Section 3 of EO 420 limits the data to be collected and recorded under the uniform ID system to only 14 specific
items, namely: (1) Name; (2) Home Address; (3) Sex; (4) Picture; (5) Signature; (6) Date of Birth; (7) Place of
Birth; (8) Marital Status; (9) Name of Parents; (10) Height; (11) Weight; (12) Two index fingers and two
thumbmarks; (13) Any prominent distinguishing features like moles or others; and (14) Tax Identification Number.

Petitioners in allege that EO 420 is unconstitutional because it constitutes usurpation of legislative functions by the
executive branch of the government.

ISSUE: Whether or not EO 420 constitutes usurpation of legislative functions by the Executive Branch of the

RULING: No, EO 420 is valid.

The purposes of the uniform ID data collection and ID format are to reduce costs, achieve efficiency and reliability,
insure compatibility, and provide convenience to the people served by government entities.

A unified ID system for all these government entities can be achieved in either of two ways. First, the heads of these
existing government entities can enter into a MOA making their systems uniform. If the government entities can
individually adopt a format for their own ID pursuant to their regular functions under existing laws, they can also
adopt by mutual agreement a uniform ID format, especially if the uniform format will result in substantial savings,
greater efficiency, and optimum compatibility. This is purely an administrative matter, and does not involve the
exercise of legislative power.

Second, the President may by executive or administrative order direct the government entities under the Executive
department to adopt a uniform ID data collection and format. Section 17, Article VII of the 1987 Constitution
provides that the "President shall have control of all executive departments, bureaus and offices." The same Section
also mandates the President to "ensure that the laws be faithfully executed."

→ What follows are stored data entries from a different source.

__device__ __forceinline__ int et_reward_code(double r) { return r == -1.0 ? 0 : (r == 10.0 ? 1 : 2); }
__device__ __forceinline__ double et_reward(int code) { return code == 0 ? -1.0 : (code == 1 ? 10.0 : -100.0); }
#ifdef FBA_PROFILE_SEARCH
__device__ unsigned long long g_search_prof[8];
#define PROF_MARK(r) { const long long now_ = clock64(); prof_[r] += now_ - prev_; prev_ = now_; }
#else
#define PROF_MARK(r)
#endif
template <bool STAGE, int AMAX, bool REG, int TIGER_TABLE, int MODEL, int FTIGER = 0, bool TIGER_POMDP = false, bool FTP = false, bool ETIGER = false>
__global__ void __launch_bounds__(SEARCH_BLOCK) search_kernel(Problem P, DeviceState D)
{
    if (TIGER_POMDP) {
        P.S = 2; P.A = 3; P.O = 2; P.C = 0; P.Cs = 4; P.planner = FBA_PLANNER_POUCT;
        if (P.domain != FBA_DOM_TIGER_CONTINUOUS) P.domain = FBA_DOM_TIGER_EPISODIC;
        P.belief = P.belief == FBA_BELIEF_IMPORTANCE ? FBA_BELIEF_IMPORTANCE : FBA_BELIEF_REJECTION;
        D.cn_off = 1; D.cq_off = 4; D.child_off = 10; D.node_words = 16; D.hash = nullptr;
    }
    P.model = MODEL;
    if (FTIGER > 0) {
        P.S = 1 << FTIGER; P.A = 3; P.O = 2;
        if (P.domain != FBA_DOM_FTIGER_CONTINUOUS) P.domain = FBA_DOM_FTIGER_EPISODIC;
        if (ETIGER) P.domain = FBA_DOM_FTIGER_EPISODIC;
    }
    if (ETIGER) { P.A = 3; P.O = 2; }
    if (TIGER_TABLE) {
        P.model = FBA_MODEL_BA_TABLE; P.planner = FBA_PLANNER_POUCT;
        P.S = 2; P.A = 3; P.O = 2; P.phi_len = 12; P.C = 24; P.Cs = 32;
// ... 55 lines not shown
    double r_cq[AMAX];
#pragma unroll
    for (int a = 0; a < AMAX; ++a) { r_cn[a] = 0; r_cq[a] = 0.0; }
    if (root_lds)
        for (int k = 0; k < P.A * P.O; ++k) rootch[k * SEARCH_BLOCK] = -1;
    uint32_t l1_exists = 0;
    int4 cy_h2 = make_int4(0, 0, 0, 0), cy_h3 = make_int4(0, 0, 0, 0);
    double cy_q2 = 0, cy_q3 = 0;
    int4* tab      = hash_table(D, e);
    const uint32_t epoch = D.hash ? hash_begin_search(D, e, tab, 0, 1) : 0;

    constexpr bool COMPACT = TIGER_TABLE == 2 && ETIGER;
    const int lazy_c = (slot_lazy(D, e) ? 1 : 0) | (COMPACT && D.compact[e] ? 2 : 0);
    if (COMPACT && (lazy_c & 2)) {
#pragma unroll
        for (int w = 0; w < 10; ++w)
            if (w != 2 && w != 5) stage[w * SEARCH_BLOCK] = 0.f;
    }
    int ts_src = -1, ts_state = 0;
    if (P.planner == FBA_PLANNER_TS) {
        g.stream(FBA_PHASE_SEARCH, (uint32_t)P.sims + 2u);
        ts_src = nested ? nested_sample(P, D, e, g, ts_state) : belief_sample_uniform(P, D, g);
    }
    int sim = 0, mode = 0;
    int s = 0, node = 0, dtg = 0, plen = 0, rdepth = 0;
    const float* cnt = prec;
    double rret = 0, rdisc = 1;
#ifdef FBA_PROFILE_SEARCH
    long long prof_[8] = {0, 0, 0, 0, 0, 0, 0, 0}, prev_ = clock64();
#endif
    while (true) {
        PROF_MARK(6)
        if (mode == 0) {
            if (sim >= P.sims) break;
            g.stream(FBA_PHASE_SEARCH, (uint32_t)sim);
            int nest_state = ts_state;
            const int src = ts_src >= 0 ? ts_src : (nested ? nested_sample(P, D, e, g, nest_state) : belief_sample_uniform(P, D, g));
            cnt = prec + (size_t)src * P.Cs;
            if (COMPACT && (lazy_c & 2)) {
                const uint4 v = reinterpret_cast<const uint4*>(prec)[src];
                stage[2 * SEARCH_BLOCK]  = __uint_as_float(v.x);
                stage[5 * SEARCH_BLOCK]  = __uint_as_float(v.y);
                stage[10 * SEARCH_BLOCK] = __uint_as_float(v.z);
                stage[11 * SEARCH_BLOCK] = __uint_as_float(v.w & 0x7fffffffu);
                s = (int)(v.w >> 31);
                stage[12 * SEARCH_BLOCK] = __int_as_float(s);
            } else if (STAGE) {
                const float4* rp = reinterpret_cast<const float4*>(cnt);
                const int n4 = (P.C + 4) >> 2;
                constexpr int NB = TIGER_TABLE == 2 ? 4 : 12;
                for (int k0 = 0; k0 < n4; k0 += NB) {
                    float4 v[NB];
#pragma unroll
                    for (int q = 0; q < NB; ++q) v[q] = rp[min(k0 + q, n4 - 1)];
#pragma unroll
                    for (int q = 0; q < NB; ++q) {
                        const int k = k0 + q;
                        if (k < n4) {
                            stage[(4 * k + 0) * SEARCH_BLOCK] = v[q].x;
                            stage[(4 * k + 1) * SEARCH_BLOCK] = v[q].y;
                            stage[(4 * k + 2) * SEARCH_BLOCK] = v[q].z;
                            stage[(4 * k + 3) * SEARCH_BLOCK] = v[q].w;
                        }
                    }
                }
                s = __float_as_int(stage[P.C * SEARCH_BLOCK]);
            } else {
                s = rec_state(cnt, P.C);
            }
            if (lazy_c & 1) s = lazy_state(P, g, src);
            if (nested) s = nest_state;
            node = 0; dtg = max_tree_depth; plen = 0; mode = 1;
        }
        PROF_MARK(0)
        bool finish = false, do_step = true;
        double delayed = 0;
        int a = 0;
        if (mode == 1) {
            tree_depth = max(tree_depth, max_tree_depth - dtg);
            if (dtg == 0) { finish = true; do_step = false; }
            else if (ETIGER) {
                int cn[AMAX], vis = r_vis;
                double cq[AMAX];
#pragma unroll
                for (int a2 = 0; a2 < AMAX; ++a2) { cn[a2] = r_cn[a2]; cq[a2] = r_cq[a2]; }
                if (node < 0) {
                    const uint32_t* nd = l1 + (size_t)(-1 - node) * ET_NODE_WORDS * SEARCH_BLOCK;
                    const uint32_t w0 = nd[0], w1 = nd[1 * SEARCH_BLOCK];
                    cn[0] = (int)(w0 & 0xffffu); cn[1] = (int)(w0 >> 16); cn[2] = (int)(w1 & 0xffffu);
#pragma unroll
                    for (int a2 = 0; a2 < 3; ++a2)
                        cq[a2] = __hiloint2double((int)nd[(4 + 2 * a2) * SEARCH_BLOCK], (int)nd[(3 + 2 * a2) * SEARCH_BLOCK]);
                    vis = (cn[0] + cn[1]) + cn[2];
                } else if (node > 0) {
                    const int32_t* rec = tree + (size_t)node * W;
                    const int4 h      = *reinterpret_cast<const int4*>(rec);
                    const double2 q01 = *reinterpret_cast<const double2*>(rec + 4);
                    const double q2   = *reinterpret_cast<const double*>(rec + 8);
                    vis = h.x; cn[0] = h.y; cn[1] = h.z; cn[2] = h.w;
                    cq[0] = q01.x; cq[1] = q01.y; cq[2] = q2;
                }
                a = ucb_pick<AMAX>(P, g, D.log1p_tab, vis, cn, cq, true);
                if (plen == 2) { cy_h2 = make_int4(vis, cn[0], cn[1], cn[2]); cy_q2 = a == 0 ? cq[0] : (a == 1 ? cq[1] : cq[2]); }
                if (plen == 3) { cy_h3 = make_int4(vis, cn[0], cn[1], cn[2]); cy_q3 = a == 0 ? cq[0] : (a == 1 ? cq[1] : cq[2]); }
            }
            else if (node == 0) a = ucb_pick<AMAX>(P, g, D.log1p_tab, r_vis, r_cn, r_cq, true);
            else a = ucb_select<AMAX>(P, D, g, tree + (size_t)node * W, true);
        } else {
            a = domain_random_action(P, g, s);
        }
        PROF_MARK(1)
        int o;
        double r;
        bool term;
        if (do_step) {
            if (FTIGER > 0 && STAGE && FTP)
                term = ftiger_step_packed<(FTIGER > 0 ? FTIGER : 1)>(P, g, LdsView<SEARCH_BLOCK>{stage}, s, a, o, r, NoInc{});
            else if (FTIGER > 0 && STAGE) term = ftiger_step<(FTIGER > 0 ? FTIGER : 1)>(P, g, LdsView<SEARCH_BLOCK>{stage}, s, a, o, r, NoInc{});
            else if (FTIGER > 0) term = ftiger_step<(FTIGER > 0 ? FTIGER : 1)>(P, g, GlobalSearchView{cnt}, s, a, o, r, NoInc{});
            else if (TIGER_TABLE == 2)
                term = tiger_step_packed(P, g, [&](int w) { return __float_as_uint(stage[w * SEARCH_BLOCK]); }, s_prior, s, a, o, r, NoInc{});
            else if (STAGE) term = sim_step<REG>(P, g, LdsView<SEARCH_BLOCK>{stage}, s, a, o, r, NoInc{});
            else term = sim_step<REG>(P, g, GlobalSearchView{cnt}, s, a, o, r, NoInc{});
            ++steps;
#ifdef FBA_PROFILE_SEARCH
        }
        PROF_MARK(2)
        if (do_step) {
#endif
            if (ETIGER && mode == 1) {
                path16[(size_t)plen * SEARCH_BLOCK] = (uint16_t)((node < 0 ? -1 - node : node) | (a << 12) | (et_reward_code(r) << 14));
                ++plen;
                if (term) finish = true;
                else {
                    int c = 0;
                    if (node == 0) c = ((l1_exists >> o) & 1u) ? -1 - o : 0;
                    else if (node < 0) {
                        const uint32_t w2 = l1[((size_t)(-1 - node) * ET_NODE_WORDS + 2) * SEARCH_BLOCK];
                        c = (int)(o ? (w2 >> 16) : (w2 & 0xffffu));
                    } else {
                        c = tree[(size_t)node * W + D.child_off + 2 * 2 + o];
                        c = c < 0 ? 0 : c;
                    }
                    if (c != 0) { node = c; --dtg; }
                    else {
                        const int nn = min(n_nodes, D.max_nodes - 1);
                        ++n_nodes;
                        if (node == 0) {
                            uint32_t* nd = l1 + (size_t)o * ET_NODE_WORDS * SEARCH_BLOCK;
#pragma unroll
                            for (int k = 0; k < ET_NODE_WORDS; ++k) nd[k * SEARCH_BLOCK] = 0;
                            l1_exists |= 1u << o;
                        } else {
                            node_init(D, tree + (size_t)nn * W, P.A, P.O);
                            if (node < 0) {
                                uint32_t* w2 = l1 + ((size_t)(-1 - node) * ET_NODE_WORDS + 2) * SEARCH_BLOCK;
                                *w2 = o ? ((*w2 & 0xffffu) | ((uint32_t)nn << 16)) : ((*w2 & 0xffff0000u) | (uint32_t)nn);
                            } else tree[(size_t)node * W + D.child_off + 2 * 2 + o] = nn;
                        }
                        mode = 2; rdepth = dtg - 1; rret = 0; rdisc = 1;
                        if (rdepth == 0) finish = true;
                    }
                }
            } else if (mode == 1) {
                path_r[(size_t)plen * SEARCH_BLOCK]  = (float)r;
                path_na[(size_t)plen * SEARCH_BLOCK] = (node << 5) | a  ;
                ++plen;
                if (term) finish = true;
                else {
                    const bool at_root_lds = root_lds && node == 0;
                    const int c = at_root_lds ? rootch[(a * P.O + o) * SEARCH_BLOCK] : child_get(P, D, tree, tab, epoch, node, a, o);
                    if (c >= 0) { node = c; --dtg; }
                    else {
                        const int nn = min(n_nodes, D.max_nodes - 1);
                        ++n_nodes;
                        node_init(D, tree + (size_t)nn * W, P.A, P.O);
                        if (at_root_lds) rootch[(a * P.O + o) * SEARCH_BLOCK] = (int16_t)nn;
                        else child_set(P, D, tree, tab, epoch, node, a, o, nn);
                        mode = 2; rdepth = dtg - 1; rret = 0; rdisc = 1;
                        if (rdepth == 0) finish = true;
                    }
                }
            } else {
                rret += r * rdisc;
                rdisc *= P.gamma;
                --rdepth;
                if (rdepth == 0 || term) { delayed = rret; finish = true; }
            }
        }
        PROF_MARK(3)
        if (finish) {
            double del = delayed;
            for (int k = plen - 1; k >= (ETIGER ? 4 : 1); --k) {
                const int na     = ETIGER ? (int)path16[(size_t)k * SEARCH_BLOCK] : path_na[(size_t)k * SEARCH_BLOCK];
                const double ret = (ETIGER ? et_reward(na >> 14) : (double)path_r[(size_t)k * SEARCH_BLOCK]) + P.gamma * del;
                const int act    = ETIGER ? ((na >> 12) & 3) : (na & 31);
                int32_t* rec = tree + (size_t)(ETIGER ? (na & 0xfff) : (na >> 5)) * W;
                double* q    = reinterpret_cast<double*>(rec + D.cq_off) + act;
                int n;
                if (P.A == 3) {
                    int4* hp = reinterpret_cast<int4*>(rec);
                    int4 h   = *hp;
                    n = act == 0 ? ++h.y : (act == 1 ? ++h.z : ++h.w);
                    ++h.x;
                    *hp = h;
                } else {
                    n = ++rec[D.cn_off + act];
                    if (D.cn_off) ++rec[0];
                }
                *q += (ret - *q) / (double)n;
                del = ret;
            }
            if (ETIGER) {
#pragma unroll
                for (int lv = 3; lv >= 2; --lv)
// ... 23 lines not shown
                uint32_t* qw     = nd + (size_t)(3 + 2 * act) * SEARCH_BLOCK;
                double q         = __hiloint2double((int)qw[SEARCH_BLOCK], (int)qw[0]);
                q += (ret - q) / (double)n;
                qw[0]            = (uint32_t)__double2loint(q);
                qw[SEARCH_BLOCK] = (uint32_t)__double2hiint(q);
                del = ret;
            }
            if (plen > 0) {
                const double ret = (ETIGER ? et_reward((int)path16[0] >> 14) : (double)path_r[0]) + P.gamma * del;
                const int act    = ETIGER ? (((int)path16[0] >> 12) & 3) : (path_na[0] & 31);
                int n = 0;
                double q = 0.0;
#pragma unroll
                for (int a2 = 0; a2 < AMAX; ++a2)
                    if (a2 == act) { n = r_cn[a2]; q = r_cq[a2]; }
                ++n;
                q += (ret - q) / (double)n;
#pragma unroll
                for (int a2 = 0; a2 < AMAX; ++a2)
                    if (a2 == act) { r_cn[a2] = n; r_cq[a2] = q; }
                ++r_vis;
            }
            ++sim;
            mode = 0;
        }
        PROF_MARK(4)
#ifdef FBA_PROFILE_SEARCH
        prof_[5] += 1;
#endif
    }
#ifdef FBA_PROFILE_SEARCH
    if (lane == 0)
        for (int r = 0; r < 8; ++r) atomicAdd(&g_search_prof[r], (unsigned long long)prof_[r]);
#endif
    g.stream(FBA_PHASE_SEARCH, (uint32_t)P.sims + 1u);
    if (n_nodes > D.max_nodes) atomicCAS(D.fault, 0, -(1 + e));
    const int best = ucb_pick<AMAX>(P, g, D.log1p_tab, 0, r_cn, r_cq, false);
    D.action[e]    = best;
    D.sim_steps[e] += steps;
    fba_trace_rec& rec = D.cur[e];
    rec.n_nodes    = n_nodes;
    rec.tree_depth = tree_depth;
#pragma unroll
    for (int a = 0; a < FBA_MAX_ACTIONS; ++a) {
        rec.root_n[a] = a < AMAX && a < P.A ? r_cn[a < AMAX ? a : 0] : 0;
        rec.root_q[a] = a < AMAX && a < P.A ? r_cq[a < AMAX ? a : 0] : 0.0;
    }
}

Certainly, under this constitutional power of control the President can direct all government entities, in the exercise
of their functions under existing laws, to adopt a uniform ID data collection and ID format to achieve savings,
efficiency, reliability, compatibility, and convenience to the public. The Presidents constitutional power of control is
self-executing and does not need any implementing legislation.

Clearly, EO 420 is well within the constitutional power of the President to promulgate. The President has not
usurped legislative power in issuing EO 420. EO 420 is an exercise of Executive power the Presidents
constitutional power of control over the Executive department. EO 420 is also compliance by the President of the
constitutional duty to ensure that the laws are faithfully executed.